Thanks for you comments all.



rebel said:


> Consider removing the anubis (is it?) under the big rock. You don't want to obscure that detail. It's too nice.



Correct, Anubias Petit, but it's pretty Grand at the moment. It pained me to cover it up too, but I'll be trimming everything quite harshly as I want to make the leaves smaller. I might end up removing some, but probably not all of it.



PARAGUAY said:


> Not sure on the front gravel ,but hey the overall stone layout is so good



Yep, it was something that I deliberated over for some time and it does look a bit awkward at the moment. I'm hoping that I can shape the carpet to make it look more natural, as it will be a nightmare to remove.
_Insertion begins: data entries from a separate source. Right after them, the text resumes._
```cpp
int run_exact(mx_index *idx, const std::vector<int> &qs, int k, uint64_t *d_ids, float *d_scores, float *d_dists,
              int32_t *d_nfound, const uint64_t *mask, uint64_t n_live) {
    if (qs.empty()) return MX_OK;
    int gcap = qs.size() <= 4 ? 4 : qs.size() <= 8 ? 8 : qs.size() <= 16 ? 16 : kExactGroup;
    int rc = ensure_exact(idx, k, &gcap);
    if (rc != MX_OK) return rc;
    Scratch &s = idx->s;
    for (size_t g0 = 0; g0 < qs.size(); g0 += (size_t)gcap) {
        ExactGroup grp{};
        grp.n = (int)std::min<size_t>((size_t)gcap, qs.size() - g0);
        for (int j = 0; j < grp.n; ++j) grp.q[j] = qs[g0 + j];
        MX_HIP(launch_exact_group(idx->stream, k, idx->ds, idx->compressed ? nullptr : idx->x, idx->xh, idx->n, idx->idmap, s.qpad,
                                  s.qnorm2, grp, s.exact_scratch, d_ids, d_scores, d_dists, d_nfound, mask, n_live));
    }
    return MX_OK;
}

int build_filter_copy(mx_index *idx, bool i8) {
    DevBuf nh, nts, nec, nam;
// ... 326 lines not shown
        const uint64_t ts0 = filt ? fr.front().first / trows : 0, ts1 = filt ? (fr.back().second + trows - 1) / trows : tiles;
        const uint64_t full1 = std::min(ts1, full);
        ScanParams p;
        p.x = idx->x;
        p.xh = idx->xh;
        p.scale = idx->scale;
        p.qfrag = s.qfrag;
        p.theta = s.theta;
        p.n_rows = idx->n;
        p.ds = (uint32_t)idx->ds;
        p.wave_mask = (1u << ((B + 31) / 32)) - 1u;
        p.lane_rec = s.lane_rec;
        p.lane_tile = s.lane_tile;
        p.lane_cnt = s.lane_cnt;
        p.lane_max = s.lane_max;
        p.overflow = s.overflow;
        p.tscale = idx->tsc;
        p.qscale = s.qscale;
        p.qa = s.qa;
        p.qb = s.qb;
        p.amean = centred ? idx->amean : nullptr;
        p.qmean = s.qmean;
        p.dead = mask;
        auto scan = [&](bool collect) {
            if (filt8) return launch_scan8(st, idx->kc, collect, nwg, p, pair ? Scan8Geom::kPair : x2 ? Scan8Geom::k512 : Scan8Geom::k256);
            if (wide) return launch_scan16w(st, idx->kc, collect, idx->nwg, p);
            return idx->xh ? launch_scan16(st, idx->kc, collect, idx->nwg, p) : launch_scan(st, idx->kc, collect, idx->nwg, p);
        };
        auto collect = [&](bool first) -> int {
            p.tile_begin = (uint32_t)ts0;
            p.tile_end = (uint32_t)ts1;
            p.tile_stride = 1;
            if (first && idx->profiling) MX_HIP(hipEventRecord(idx->ev0, st));
            MX_HIP(scan(true));
            if (first && idx->profiling) {
                MX_HIP(hipEventRecord(idx->ev1, st));
                timed = true;
            }
            if (first) {
                idx->stats.scan_launches += 1;
                idx->stats.scan_bytes += (ts1 - ts0) * trows * idx->ds * (filt8 ? 1ull : idx->xh ? 2ull : 4ull);
            }
            return MX_OK;
        };
        if (ts1 - ts0 > 2ull * idx->nwg) {
            p.tile_begin = (uint32_t)ts0;
            p.tile_end = (uint32_t)full1;
            p.tile_stride = sample_stride(full1 - ts0, nwg, k, filt8, idx->ds, centred8);
            MX_HIP(scan(false));
            MX_HIP(launch_theta(st, B, k, nwg, s.lane_max, s.qa, !filt8, s.theta));
        }
        if ((rc = collect(true)) != MX_OK) return rc;
        if ((rc = finish_and_wait()) != MX_OK) return rc;
        if (timed) {
            float ms = 0.f;
            MX_HIP(hipEventElapsedTime(&ms, idx->ev0, idx->ev1));
            idx->stats.scan_ms += ms;
            timed = false;
        }
        if (s.host_sum[2]) return fail(MX_EINVAL, "a query contains non-finite values");
        idx->stats.candidates += s.host_sum[1];
        if (s.host_sum[0]) {
            if ((rc = fetch_flags()) != MX_OK) return rc;
            int retry = 0;
            for (int b = 0; b < B; ++b) {
                if (h_ovf[b] == 1) ++retry;
                else if (h_ovf[b] >= 2) exact.push_back(b);
            }
            if (filt8 && !filt) idx->i8_retry_batches += 1;
            const bool habitual = filt8 && idx->i8_batches >= 8 && idx->i8_retry_batches * 4 > idx->i8_batches;
            if (filt8 && !filt && idx->filter_auto && ((size_t)(retry + (int)exact.size()) * 16 > (size_t)std::max(B, 16) || habitual)) {
                if (!idx->centred && idx->kc <= kMaxKC && idx->n >= 256) {
// ... 1005 lines not shown
        if (g_scan_setup_err == hipSuccess) g_scan_setup_err = range_setup();
    });
    if (g_scan_setup_err != hipSuccess)
        return fail(MX_EDEVICE, "scan kernel setup failed: %s (is this a gfx950 device?)", hipGetErrorString(g_scan_setup_err));
    std::unique_ptr<mx_index> idx(new mx_index());
    idx->key = k;
    idx->dim = dim;
    idx->ds = (int)round_up((uint64_t)dim, dim > kMaxKC * kChunkFloats ? 2 * kChunkFloats : kChunkFloats);
    idx->kc = idx->ds / kChunkFloats;
    {
        const char *fk = getenv("MEMEX_HIP_FILTER");
        idx->filter_auto = !(fk && fk[0]);
        idx->filter_i8 = idx->filter_auto ? idx->ds <= kAutoI8MaxDim : (fk[0] == 'i' || fk[0] == '8');
    }
    idx->device = device;
    hipDeviceProp_t prop;
    MX_HIP(hipGetDeviceProperties(&prop, device));
    idx->n_cu = prop.multiProcessorCount;
    idx->nwg = std::max(1, std::min(idx->n_cu, kMaxScanCUs));
    {
        const char *pv = getenv("MEMEX_HIP_SCAN8_PAIR");
        idx->scan8_pair = !(pv && pv[0] == '0');
    }
    MX_HIP(hipStreamCreateWithFlags(&idx->stream, hipStreamNonBlocking));
    MX_HIP(hipEventCreate(&idx->ev0));
    MX_HIP(hipEventCreate(&idx->ev1));
    MX_HIP(hipEventCreateWithFlags(&idx->ev_wait, hipEventDisableTiming));
    MX_HIP(hipMalloc(&idx->flags, 6 * sizeof(uint32_t)));
    MX_HIP(hipMemset(idx->flags, 0, 6 * sizeof(uint32_t)));
    MX_HIP(hipMalloc(&idx->zero_rows, kZeroCap * sizeof(uint32_t)));
    MX_HIP(hipMalloc(&idx->wild_list, kWildCap * sizeof(uint32_t)));
    if (device < kMaxDevices) {
        std::lock_guard<std::mutex> lk(g_lanes[device].mu);
        g_lanes[device].open_indexes += 1;
        idx->pooled = true;
    }
    *out = idx.release();
    return MX_OK;
}

bool row_removed(const mx_index *t, uint64_t r) {
    return t->dead && (r >> 6) < t->dead_h.size() && ((t->dead_h[r >> 6] >> (r & 63)) & 1ull);
}
bool global_removed(const mx_index *idx, uint64_t r) {
    if (!idx->composite()) return row_removed(idx, r);
    const uint64_t R = idx->block_rows, G = idx->shards.size(), b = r / R;
// ... 181 lines not shown
    return release_capacity(idx);
}

int compact_composite(mx_index *idx) {
    const uint64_t R = idx->block_rows, G = idx->shards.size(), total = idx->total;
    std::unique_ptr<mx_index> fresh(new mx_index());
    fresh->dim = idx->dim;
    fresh->block_rows = R;
    auto drop_fresh = [&] {
        for (mx_index *sh : fresh->shards) free_index(sh);
        fresh->shards.clear();
    };
    for (uint64_t g = 0; g < G; ++g) {
        mx_index *old = idx->shards[g], *sh = nullptr;
        int rc = open_plain("", idx->dim, old->device, &sh);
        if (rc != MX_OK) {
            drop_fresh();
            return rc;
        }
        sh->idmap = old->idmap;
        sh->mode = old->mode;
        sh->profiling = old->profiling;
        sh->scan8_pair = old->scan8_pair;
        sh->want_filter = old->want_filter;
        sh->filter_i8 = old->filter_i8;
        sh->filter_auto = old->filter_auto;
        sh->compressed = old->compressed;
        sh->raw_ingest = old->compressed;
        fresh->shards.push_back(sh);
    }
    const uint64_t chunk = std::max<uint64_t>(kTile8Rows, (32ull << 20) / ((uint64_t)idx->dim * 4));
    std::vector<float> buf((size_t)std::min<uint64_t>(chunk, std::max<uint64_t>(total, 1)) * idx->dim), tmpv;
    int rc = MX_OK;
    for (uint64_t r0 = 0; r0 < total && rc == MX_OK; r0 += chunk) {
        const uint64_t m = std::min(chunk, total - r0);
        rc = fetch_rows(idx, r0, m, buf.data(), tmpv);
        uint64_t k = 0;
        for (uint64_t i = 0; i < m && rc == MX_OK; ++i) {
            if (global_removed(idx, r0 + i)) continue;
            if (k != i) memmove(buf.data() + k * idx->dim, buf.data() + i * idx->dim, (size_t)idx->dim * sizeof(float));
            ++k;
        }
        if (rc == MX_OK && k) rc = composite_add(fresh.get(), buf.data(), k, nullptr, false);
    }
    for (mx_index *sh : fresh->shards) sh->raw_ingest = false;
    if (rc != MX_OK) {
// ... 1119 lines not shown
```

### memex_amd/csrc/index_kernels.h

```cpp
#pragma once
#include <hip/hip_runtime.h>

#include <cstdint>

namespace mx {

constexpr int kScanThreads = 512;
constexpr int kScanWaves = 8;
constexpr int kTileRows = 32;
constexpr int kChunkFloats = 128;
constexpr int kSlotBytes = kTileRows * kChunkFloats * 4;
constexpr int kNumSlots = 8;
constexpr int kPrefetch = 8;
constexpr int kScaleRing = 16;
constexpr int kScanLdsBytes = kNumSlots * kSlotBytes + 2 * kTileRows * (kChunkFloats * 2 + 16) + kScaleRing * kTileRows * 4;
constexpr int kMaxKC = 6;

constexpr int kSlot16Bytes = kTileRows * kChunkFloats * 2;
constexpr int kRing16 = 16;
constexpr int kMeanRing16 = 32;
constexpr int kScan16LdsBytes = kRing16 * kSlot16Bytes + kMeanRing16 * 256 + 1024;
constexpr int kMaxKC16 = 12;
constexpr int kWideBatch = 128;
constexpr int kScan16WideLdsBytes = kRing16 * kSlot16Bytes + 4 * 64 * 16 * 4;
// ... 29 lines not shown
struct ScanParams {
    const float *x;
    const void *xh;
    const float *scale;
    const void *qfrag;
    const float *theta;
    uint64_t n_rows;
    uint32_t tile_begin;
    uint32_t tile_end;
    uint32_t tile_stride;
    uint32_t ds;
    uint32_t wave_mask = 0xff;
    float *lane_rec;
    uint32_t *lane_tile;
    uint32_t *lane_cnt;
    float *lane_max;
    uint32_t *overflow;
    const float *tscale = nullptr;
    const float *qscale = nullptr;
    const float *qa = nullptr, *qb = nullptr;
    const float *amean = nullptr;
    const float *qmean = nullptr;
    const uint64_t *dead = nullptr;
};

__device__ __forceinline__ uint32_t lane_dead16(uint32_t half, uint32_t h) {
    const uint32_t w = half >> (4u * h);
    return (w & 0xfu) | ((w >> 4) & 0xf0u) | ((w >> 8) & 0xf00u) | ((w >> 12) & 0xf000u);
}
__device__ __forceinline__ uint32_t dead_half(const uint64_t *dead, uint32_t t) { return (uint32_t)(dead[t >> 1] >> (32u * (t & 1u))); }
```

I'll also introduce a few rocks to break it up.


----------



## Filip Krupa (1 May 2019)

The Accidental Aquascaper said:


> The light itself is made from floor boards, metal wire and RGB LED strip that came with controller etc… Had to buy a few connectors, but it’s surprisingly easy working with LED strip.



Looks fab!
I do appreciate a good DIY light fixture 
How powerful of a LED strip are we talking?

Looking forward to seeing how it performs!

Fil


----------



## The Accidental Aquascaper (1 May 2019)

Filip Krupa said:


> Looks fab!
> I do appreciate a good DIY light fixture
> How powerful of a LED strip are we talking?
> Looking forward to seeing how it performs!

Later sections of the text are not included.